The study has demonstrated that pre-term delivery remains a significant problem with a hospital based prevalence rate of 120 per 1,000 deliveries. This rate is higher than would be expected from a community based study because the study center is a tertiary center which attends to referrals from other primary and secondary centers. Most normal deliveries are taken in primary and secondary centers while more complicated deliveries, like pre-term labor, are referred to the teaching hospital. This reduces the denominator and thus exaggerates the pre-term delivery rate in teaching hospitals.

However, it is higher than pre-term delivery rates previously reported from Nigeria.13,22 Those reports were, however, from retrospective studies of admissions into the neonatal unit of a teaching hospital. These are not true estimates of pre-term delivery rate as many late unproblematic pre-term deliveries will not be admitted and thus, the absolute number of pre-term babies delivered will be under-reported. The absolute number of babies delivered will also be under-represented as many babies delivered without any problem will be discharged.

The prevalence rate reported in the current study was lower than those reported from Zimbabwe and Malawi.23,24 The study from Zimbabwe was also a hospital based study with a tendency for an exaggerated pre-term delivery rate while that of Malawi was a small community study in which the gestational age was allocated using second trimester ultrasound scan. The rate is, however, higher than the 5–10% reported by most European studies.3,2529 Given the near 100% vital registration rate of most European countries, these rates will be similar to community based pre-term delivery rate. It is, however, similar to the 12.5% reported from the United States of America.29 The American report was also based on data from vital registration.

The current study identified many maternal socio-demographic and antenatal variables, including previous pre-term delivery, antepartum hemorrhage, premature rupture of membrane, urinary tract infection, pregnancy induced hypertension, type of labor and booking status, as determinants of pre-term delivery. The model used to identify the role of multiple independent variables on pre-term delivery could only account for 19% of the pre-term deliveries. This agrees with current knowledge that most cases of pre-term delivery are unexplained.15

Previous pre-term delivery was significantly associated with pre-term delivery in this study. Previous studies had demonstrated this association.14,17 This may be due to the persistence of unidentified factors in some women precipitating pre-term delivery.

The association between antepartum hemorrhage and pre-term delivery was also significant. In the current study, most of the women with antepartum hemorrhage were medically induced to deliver. Of all cases of antepartum hemorrhage among the subjects, 56.7% were medically induced to deliver. This was higher among pre-term subjects where 62.5% were medically induced to deliver.

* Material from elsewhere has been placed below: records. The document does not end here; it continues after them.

   const int wg = threadIdx.x >> 7;
   const int tid_wg = threadIdx.x & 127;
   const int64_t num_n_blocks = (p.N + BLOCK_N - 1) / BLOCK_N;
-  const int64_t m_blk = blockIdx.x / num_n_blocks, n_blk = blockIdx.x % num_n_blocks;
+  const int64_t num_m_blocks = kMode == kConv ? (int64_t)cg.nb * cg.tiles_t * cg.tiles_h * cg.tiles_w : (p.M + kBlockM - 1) / kBlockM;
+  const int64_t num_tiles = num_m_blocks * num_n_blocks;
   const int64_t num_k_blocks = (p.K + kBK - 1) / kBK;
   const int64_t total_k_blocks = kMode == kLora ? num_k_blocks + lora_k_blocks : num_k_blocks;
-  int n_i = 0, t0 = 0, h0 = 0, w0 = 0;
-  if constexpr (kMode == kConv) {
-    const int tw = (int)(m_blk % cg.tiles_w);
-    const int th = (int)((m_blk / cg.tiles_w) % cg.tiles_h);
-    const int tt = (int)((m_blk / ((int64_t)cg.tiles_w * cg.tiles_h)) % cg.tiles_t);
-    n_i = (int)(m_blk / ((int64_t)cg.tiles_w * cg.tiles_h * cg.tiles_t));
-    w0 = tw << cg.wt_log2;
-    h0 = th << cg.ht_log2;
-    t0 = tt * (128 >> (cg.wt_log2 + cg.ht_log2));
-  }
+  bool epi_buffer = kStaged;
+  if constexpr (kMode == kFp8Blk && BLOCK_N == 128) epi_buffer = p.epilogue != OSB_EPI_BIAS_GELU_TANH_FP8;
+
+  struct Tile {
+    int64_t m_blk, n_blk;
+    int n_i, t0, h0, w0;
+  };
+  auto tile_at = [&](int64_t tile) {
+    Tile c;
+    const uint32_t mb = (uint32_t)tile / (uint32_t)num_n_blocks;
+    c.m_blk = mb;
+    c.n_blk = (uint32_t)tile - mb * (uint32_t)num_n_blocks;
+    c.n_i = c.t0 = c.h0 = c.w0 = 0;
+    if constexpr (kMode == kConv) {
+      const uint32_t mh = mb / (uint32_t)cg.tiles_w, mt = mh / (uint32_t)cg.tiles_h;
+      const int tw = (int)(mb - mh * (uint32_t)cg.tiles_w);
+      const int th = (int)(mh - mt * (uint32_t)cg.tiles_h);
+      c.n_i = (int)(mt / (uint32_t)cg.tiles_t);
+      const int tt = (int)(mt - (uint32_t)c.n_i * (uint32_t)cg.tiles_t);
+      c.w0 = tw << cg.wt_log2;
+      c.h0 = th << cg.ht_log2;
+      c.t0 = tt * (128 >> (cg.wt_log2 + cg.ht_log2));
+    }
+    return c;
+  };
 
   if (threadIdx.x == 0) {
     tma_prefetch_desc(&tmap_a);
@@ -132,6 +150,8 @@
       if (p.R != nullptr) tma_prefetch_desc(&tmap_r);
       tma_prefetch_desc(&tmap_d);
       mbar_init(res_bar, 1);
+      mbar_init(epi_full, 1);
+      mbar_init(epi_free, 1);
     }
     for (int s = 0; s < kStages; ++s) {
       mbar_init(full_bar(s), 1);
@@ -143,367 +163,395 @@
   pdl_wait();
 
   if (wg == 0) {
+    asm volatile("setmaxnreg.dec.sync.aligned.u32 40;\n" ::: "memory");
     if (tid_wg == 0) {
-      const int32_t a_row = (int32_t)(m_blk * kBlockM);
-      const int32_t w_row = (int32_t)(n_blk * BLOCK_N);
-      if constexpr (kStaged) {
-        if (p.R != nullptr) {
-          const int live = (int)min((int64_t)(BLOCK_N / 64), (p.N - w_row + 63) / 64);
-          mbar_expect_tx(res_bar, (uint32_t)live * kEpiBoxBytes);
-          for (int c = 0; c < live; ++c) {
-            if constexpr (kMode == kConv)
-              tma_load_5d(&tmap_r, res_bar, epi_base + c * kEpiBoxBytes, w_row + 64 * c, w0, h0, t0, n_i);
-            else
-              tma_load_2d(&tmap_r, res_bar, epi_base + c * kEpiBoxBytes, w_row + 64 * c, a_row);
-          }
-        }
-      }
       int stage = 0;
       uint32_t phase = 0;
-      for (int64_t kb = 0; kb < num_k_blocks; ++kb) {
-        mbar_wait_notrace(empty_bar(stage), phase ^ 1);
-        const int32_t k0 = (int32_t)(kb * kBK);
-        mbar_expect_tx(full_bar(stage), Cfg::STAGE_BYTES);
-        if constexpr (kMode == kConv) {
-          const int tap = (int)(kb / cg.cin_chunks);
-          const int32_t ac = (int32_t)(kb - (int64_t)tap * cg.cin_chunks) * kBlockK;
-          const int32_t aw = w0 * cg.sw + tap % cg.kw_n;
-          const int32_t ah = h0 * cg.sh + (tap / cg.kw_n) % cg.kh_n;
-          const int32_t at = t0 * cg.st + tap / (cg.kw_n * cg.kh_n);
-          tma_load_5d(&tmap_a, full_bar(stage), smem_a(stage), ac, aw, ah, at, n_i);
-        } else {
-          tma_load_2d(&tmap_a, full_bar(stage), smem_a(stage), k0, a_row);
-        }
-        tma_load_2d(&tmap_w, full_bar(stage), smem_b(stage), k0, w_row);
-        if (++stage == kStages) { stage = 0; phase ^= 1; }
-      }
-      if constexpr (kMode == kLora) {
-        for (int32_t lk = 0; lk < lora_k_blocks; ++lk) {
+      uint32_t t = 0;
+      for (int64_t tile = blockIdx.x; tile < num_tiles; tile += gridDim.x, ++t) {
+        const Tile c = tile_at(tile);
+        const int32_t a_row = (int32_t)(c.m_blk * kBlockM);
+        const int32_t w_row = (int32_t)(c.n_blk * BLOCK_N);
+        bool res_pending = kStaged && p.R != nullptr;
+        const uint32_t prev_free = (t & 1u) ^ 1u;
+        auto load_res = [&]() {
+          if constexpr (kStaged) {
+            const int live = (int)min((int64_t)(BLOCK_N / 64), (p.N - w_row + 63) / 64);
+            mbar_expect_tx(res_bar, (uint32_t)live * kEpiBoxBytes);
+            for (int i = 0; i < live; ++i) {
+              if constexpr (kMode == kConv)
+                tma_load_5d(&tmap_r, res_bar, epi_base + i * kEpiBoxBytes, w_row + 64 * i, c.w0, c.h0, c.t0, c.n_i);
+              else
+                tma_load_2d(&tmap_r, res_bar, epi_base + i * kEpiBoxBytes, w_row + 64 * i, a_row);
+            }
+          }
+          res_pending = false;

Premature rupture of membranes, as in other studies,30,31 was identified as a determinant of pre-term delivery in the current study. It has also been associated with subclinical chorioamninitis30 and chlamydia vaginitis,31 both of which have also been associated with pre-term delivery. Its role is, therefore, inconclusive in that it is not clear whether premature rupture of membrane is the primary event that leads to pre-term delivery or whether there is an underlying problem like subclinical chorioamninitis that leads to both premature rupture of membrane and pre-term delivery. Subclinical chorioamnionitis can initiate labor by stimulating the production of interleukin-1.32 Interleukin-1 is known to indirectly serve as a signal for the initiation of labor in cases of intrauterine or systemic infection by inducing prostaglandin production by intrauterine tissues.33

Urinary tract infection was significantly associated with pre-term delivery. Urinary tract infection is favored by the morphological and functional changes that take place in pregnancy. Relative stasis of urine due to pregnancy-induced changes in the urinary tract is one such factor predisposing to urinary tract infection. Infection stimulates the production of cytokines among which is interleukin-1, a known stimulant of labor through the production of prostaglandins from uterine tissue.32,33 Previous studies have shown that urinary tract infection increases the risk of pre-term labour.15

Pregnancy induced hypertension has been associated with pre-term delivery in previous studies.17,19 This study also found an association between pregnancy induced hypertension and pre-term delivery. Reduced placental perfusion may be the mechanism that induces pre-term labor. Many patients with pregnancy induced hypertension, however, are medically induced to deliver either vaginally or operatively. In this study, 46.6% of all subjects with pregnancy induced hypertension were medically induced to deliver. This percentage increased to 75.7% among pre-term subjects with pregnancy induced hypertension. These associations were significant with a P value of less than 0.05. Thus, the role of pregnancy induced hypertension in pre-term delivery in this study has more to do with medical intervention than with a direct causal relationship.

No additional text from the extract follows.